なので、俺は簡単に、今の仕掛けを皆に話した。
「ちょ、まっ!? それやったらこの船団大混乱に陥りますよね!?」
案の定、うろたえるアンだった。
「でもこれで、相手が完全勝利する事は無くなりました。戦略上いい手だと思います」
「く、クリスタインさん……それ、ちょっと殺伐としすぎていませんか!?」
「そうでしょうか?」
「そ、そうですよ」
「ですが、この場にいる誰かが致命傷を追った時点で、少なくともシトラスとウィステリアは大混乱になります。さらにブロシアさんの場合は、真実が暴露された時点でここの船団が大混乱どころか、まっぷたつに割れるのではないかと」
「――あああああ……! どっちみちその状況になったらすべてが終わるんですねっ!?」
頭を抱えて、のたうち回る聖女だった。
「そういうこと」
これは報復のためというより、これ以上の混乱を拡大させないための処置と言える。
あまり考えたくないことだが、ドゥエがそこまで短慮を起こさないことを願おう。
さて――。
「これでだいたいの準備は出来たかしら?」
「そうですね」
「あ、それなんですけど」
アリスが挙手をする。
「銃を携行しようと思うんですけどいいですか?」
「いいわ。

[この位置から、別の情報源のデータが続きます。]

__global__ __launch_bounds__(kBlkWG) __attribute__((amdgpu_waves_per_eu(2))) void k_solve_blk(BaBatch bat) {
  BA_PROB(bat);
  lm_wave_priority();
  extern __shared__ __attribute__((aligned(16))) double lds[];
  double* red = lds;
  int* fail_p = reinterpret_cast<int*>(lds + 16);
  const int n = 9 * p.n_cams;
  const BlkLds g(n);
  double* Pn = lds + g.pn;
  double* WL = lds + g.wl;
  double* LL = lds + g.ll;
  double* LF = lds + g.lf;
  double* Dd = lds + g.dd;
  double* Yy = lds + g.yy;
  double* X = lds + g.xx;
  const double* S = p.sys;
  const double* bvec = S + (size_t)n * n;
  const double* diagU = bvec + 2 * n;
  const double lam = p.state[SLAM_BA_ST_LAMBDA];
  const int t = threadIdx.x, lane = t & 63;
  const int wid = __builtin_amdgcn_readfirstlane(t >> 6);
  const int NT = g.n16 / 16, NL = NT * (NT + 1) / 2;
  SOLVE_PROF_T(0);
  SOLVE_TR(19, 1);
  const int n2 = (n + 1) & ~1;
  if (t == 0) *fail_p = 0;
  for (int i = t; i < 2 * g.n16 * kWLs; i += kBlkWG) WL[i] = 0.0;
  int tI[kTileMax], tJ[kTileMax];
  d4 acc[kTileMax];
#pragma unroll
  for (int s = 0; s < kTileMax; ++s) {
    const int tl = wid + kBlkWaves * s;
    int I = 0;
    while ((I + 1) * (I + 2) / 2 <= tl) ++I;
    tI[s] = tl < NL ? I : -1;
    tJ[s] = tl < NL ? tl - I * (I + 1) / 2 : -1;
    const int col = min(max(tJ[s], 0) * 16 + (lane & 15), n - 1);
#pragma unroll
    for (int q = 0; q < 4; ++q) {
      const int row = min(max(tI[s], 0) * 16 + (lane >> 4) + 4 * q, n - 1);
      acc[s][q] = S[(size_t)row * n + col];
    }
  }
  double* Eb = lds + g.ep;
  {
    const double* src[5] = {bvec, bvec + n, diagU, p.cams[cur_of(p.state)], diagU + n};
    const int len[5] = {n, n, n, n, p.n_cams};
    double v[5];
#pragma unroll
    for (int a = 0; a < 5; ++a) v[a] = src[a][min(t, len[a] - 1)];
#pragma unroll
    for (int a = 0; a < 5; ++a)
      if (t < len[a]) Eb[a * n2 + t] = v[a];
  }
  __syncthreads();
#pragma unroll
  for (int s = 0; s < kTileMax; ++s) {
    const int col = tJ[s] * 16 + (lane & 15);
#pragma unroll
    for (int q = 0; q < 4; ++q) {
      const int row = tI[s] * 16 + (lane >> 4) + 4 * q;
      double a = acc[s][q];
      if (row == col) a += lam * clampd(Eb[2 * n2 + col]);
      if (row == n) a = Eb[min(col, n - 1)];
      if (tI[s] < 0 || col >= n || row > n) a = 0.0;
      acc[s][q] = a;
    }
  }
  SOLVE_PROF_T(1);
  bool ok = true;
  SOLVE_TR(19, 0);
  for (int c0 = 0; c0 < n; c0 += kPanelW) {
    SOLVE_TR(c0 / kPanelW, 0);
#pragma unroll
    for (int s = 0; s < kTileMax; ++s) {
      if (tI[s] < 0 || tJ[s] * 16 + 15 < c0 || tJ[s] * 16 >= c0 + kPanelW || tI[s] * 16 + 15 < c0)
        continue;
      const int col = tJ[s] * 16 + (lane & 15);
#pragma unroll
      for (int q = 0; q < 4; ++q) {
        const int row = tI[s] * 16 + (lane >> 4) + 4 * q;
        if (col >= c0 && col < c0 + kPanelW && col <= row && row >= c0 && row <= n)
          Pn[(row - c0) * kPanelW + (col - c0)] = acc[s][q];
      }
    }
    __syncthreads();
    SOLVE_TR(c0 / kPanelW, 1);
    constexpr int kRowsBelow = 16 - kPanelW;
    const int nbelow = n + 1 - c0 - kPanelW;
    const int nw = max(1, (nbelow + 4 * kRowsBelow - 1) / (4 * kRowsBelow));
    if (wid < nw) {
      const int rl = lane & 15, rg = lane >> 4;
      const bool piv = rl < kPanelW;
      const int r = piv ? c0 + rl
                        : c0 + kPanelW + 4 * kRowsBelow * wid + kRowsBelow * rg + (rl - kPanelW);
      const bool valid = r <= n;
      const double* pr = Pn + (r - c0) * kPanelW;
      double u[kPanelW];
#pragma unroll
      for (int j = 0; j < kPanelW; ++j) u[j] = valid && (!piv || j <= rl) ? pr[j] : 0.0;
      double Dinv[kPanelW];
      bool bad = false;
      static_for<0, kPanelW>([&](auto J) {
        constexpr int j = decltype(J)::value;
        const double d = bcast16<j>(u[j]);
        bad |= !(d > 0.0) || !isfinite(d);
        Dinv[j] = rcp_f64(d);
        const double l = u[j] * Dinv[j];
        if constexpr (j + 1 < kPanelW) u[j + 1] = __builtin_fma(-l, bcast16<j + 1>(u[j]), u[j + 1]);
        static_assert(kPanelW == 9, "the BcastFmaTail ranges of dpp_fmac.hpp end at row 8");
        BcastFmaTail<j + 2, kPanelW - 1>::run(u, u[j], -l);
      });
      if (valid && ((wid == 0 && rg == 0) || !piv)) {
        double* wl = WL + r * kWLs;
        double* ll = LL + r * kWLs;
        double* lf = LF + r * (r - 1) / 2 + c0;
        double lj[kPanelW];
#pragma unroll
        for (int j = 0; j < kPanelW; ++j) {
          lj[j] = u[j] * Dinv[j];
          wl[j] = -u[j];
          ll[j] = lj[j];
        }
        if (r == n) {
#pragma unroll
          for (int j = 0; j < kPanelW; ++j) Yy[c0 + j] = u[j];
        } else if (!piv) {
#pragma unroll
          for (int j = 0; j < kPanelW; ++j) lf[j] = lj[j];
        } else {
          double dm = u[0];
#pragma unroll
          for (int j = 1; j < kPanelW; ++j) dm = j == rl ? u[j] : dm;
          Dd[r] = dm;
#pragma unroll
          for (int j = 0; j < kPanelW - 1; ++j)
            if (j < rl) lf[j] = lj[j];
        }
// ... 14 lines not shown
      const double* wrow = WL + (tI[s] * 16 + (lane & 15)) * kWLs + (lane >> 4);
      const double* lrow = LL + (tJ[s] * 16 + (lane & 15)) * kWLs + (lane >> 4);
      double wa[3], lb[3];
#pragma unroll
      for (int kk = 0; kk < 3; ++kk) {
        wa[kk] = wrow[4 * kk];
        lb[kk] = lrow[4 * kk];
      }
#pragma unroll
      for (int kk = 0; kk < 3; ++kk)
        acc[s] = __builtin_amdgcn_mfma_f64_16x16x4f64(wa[kk], lb[kk], acc[s], 0, 0, 0);
    }
#ifdef SLAM_SOLVE_TRACE
    if (threadIdx.x == 0) {
      double chk = acc[0][0];
      __asm__ volatile("" : "+v"(chk));
      acc[0][0] = chk;
    }
    SOLVE_TR(c0 / kPanelW, 4);
#endif
  }
  SOLVE_PROF_T(2);
  SOLVE_TR(18, 0);
  if (ok && wid == 0) {
    double x0 = lane < n ? Yy[lane] / Dd[lane] : 0.0;
    double x1 = lane + 64 < n ? Yy[lane + 64] / Dd[lane + 64] : 0.0;
    constexpr int kBackU = 8;
    int k = n - 1;
    for (; k - kBackU + 1 >= 64; k -= kBackU) {
      double l0[kBackU], l1[kBackU];
#pragma unroll
      for (int u = 0; u < kBackU; ++u) {
        const int kk = k - u;
        const double* Lk = LF + kk * (kk - 1) / 2;
        l0[u] = Lk[lane];
        const double v = Lk[min(lane + 64, kk - 1)];
        l1[u] = lane + 64 < kk ? v : 0.0;
      }
#pragma unroll
      for (int u = 0; u < kBackU; ++u) {
        const double xk = readlane_d(x1, k - u - 64);
        x0 = __builtin_fma(-l0[u], xk, x0);
        x1 = __builtin_fma(-l1[u], xk, x1);
      }
    }
    for (; k >= 64; --k) {
      const double* Lk = LF + k * (k - 1) / 2;
      const double v = Lk[min(lane + 64, k - 1)];
      const double xk = readlane_d(x1, k - 64);
      x0 = __builtin_fma(-Lk[lane], xk, x0);
      x1 = __builtin_fma(-(lane + 64 < k ? v : 0.0), xk, x1);
    }
    for (; k - kBackU + 1 >= 1; k -= kBackU) {
      double l0[kBackU];
#pragma unroll
      for (int u = 0; u < kBackU; ++u) {
        const int kk = k - u;
        const double v = LF[kk * (kk - 1) / 2 + min(lane, kk - 1)];
        l0[u] = lane < kk ? v : 0.0;
      }
#pragma unroll
      for (int u = 0; u < kBackU; ++u) x0 = __builtin_fma(-l0[u], readlane_d(x0, k - u), x0);
    }
    for (; k >= 1; --k) {
      const double v = LF[k * (k - 1) / 2 + min(lane, k - 1)];
      x0 = __builtin_fma(-(lane < k ? v : 0.0), readlane_d(x0, k), x0);
    }
    if (lane < n) X[lane] = x0;
    if (lane + 64 < n) X[lane + 64] = x1;
  }
  __syncthreads();
  SOLVE_PROF_T(3);
  SOLVE_TR(18, 1);
  solve_epilogue(p, X, ok, red, EpiSrc{Eb + n2, Eb + 2 * n2, Eb + 3 * n2, Eb + 4 * n2});
  SOLVE_PROF_END();
  SOLVE_TR(18, 2);
}

}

明日にしても普通の鞄に見える専用の容器を作っておく」
「ありがとうございます!」
「アリスさんも見た目と違って殺伐としてますね!?」
いや、アリスは平常運転だと思うのだが。
「ううう、私もなにか武器を携行していた方がいいんでしょうか……」
「そういえば、ブロシアさんは何か得意な武器はないんですか?」
「ないんですよ……これが……」
そこらへん、全部妹任せでしたから……。
なんとも情けない顔で、アンはそう答える。
「なにが得意で、なにが不得意かは見極めておきたいわね……」
「そ、それはそうですけど……この流れはもしかして」
「もしかして、よ」
聖女アンの肩をポンと叩いて、俺。
「アリス、クリス、手伝ってくれる?」
「はい、もちろん」
「戦力評価は大事ですからね!」
「あああああ!? やっぱり!?」
そういうわけで稽古場に入り、前回以降置きっ放しであった各種武具を持たせ、適正をはかる。
はかり方?
そんなのは決まっている。
こちらからたたみかけるように攻撃を仕掛け、それぞれの武器でどれだけいなせたのかをはかればいい。
とはいえ相手は聖女といえども戦いは素人。
それほど期待してはいなかった。
いなかったのだが……。
「避けてますね」
「避けてるわね」
互いに練習用の長剣を杖にして、クリスと俺はそう呟いた。
「いきますよー! えーい!」
稽古場の中央では、アリスが背後の籠から次々と短剣を投げ——。
「きゃー! いやー!」
悲鳴をあげながらも、聖女アンがそれらをすべて弾きかえす。
その獲物は意外にも——。
「まさか、長槍が得意なんてね」
ただし、攻撃の類は一切駄目だ。
相手を貫こうという意志が弱く、そもそもためらいが多くて、とてもでないが前線には回せない。
だが——。
「アンさんすごいですっ! かなり早い間隔で投げたのに、全部弾いちゃうなんて!」
「ひゃー! だめー! ……え?」
攻撃を回避する、あるいは弾く事に関しては、もはや一級の腕前であった。
これならば、アンだけを残して残りの人員が前に出ても、本人は自分の身を守ることが出来るわけだ。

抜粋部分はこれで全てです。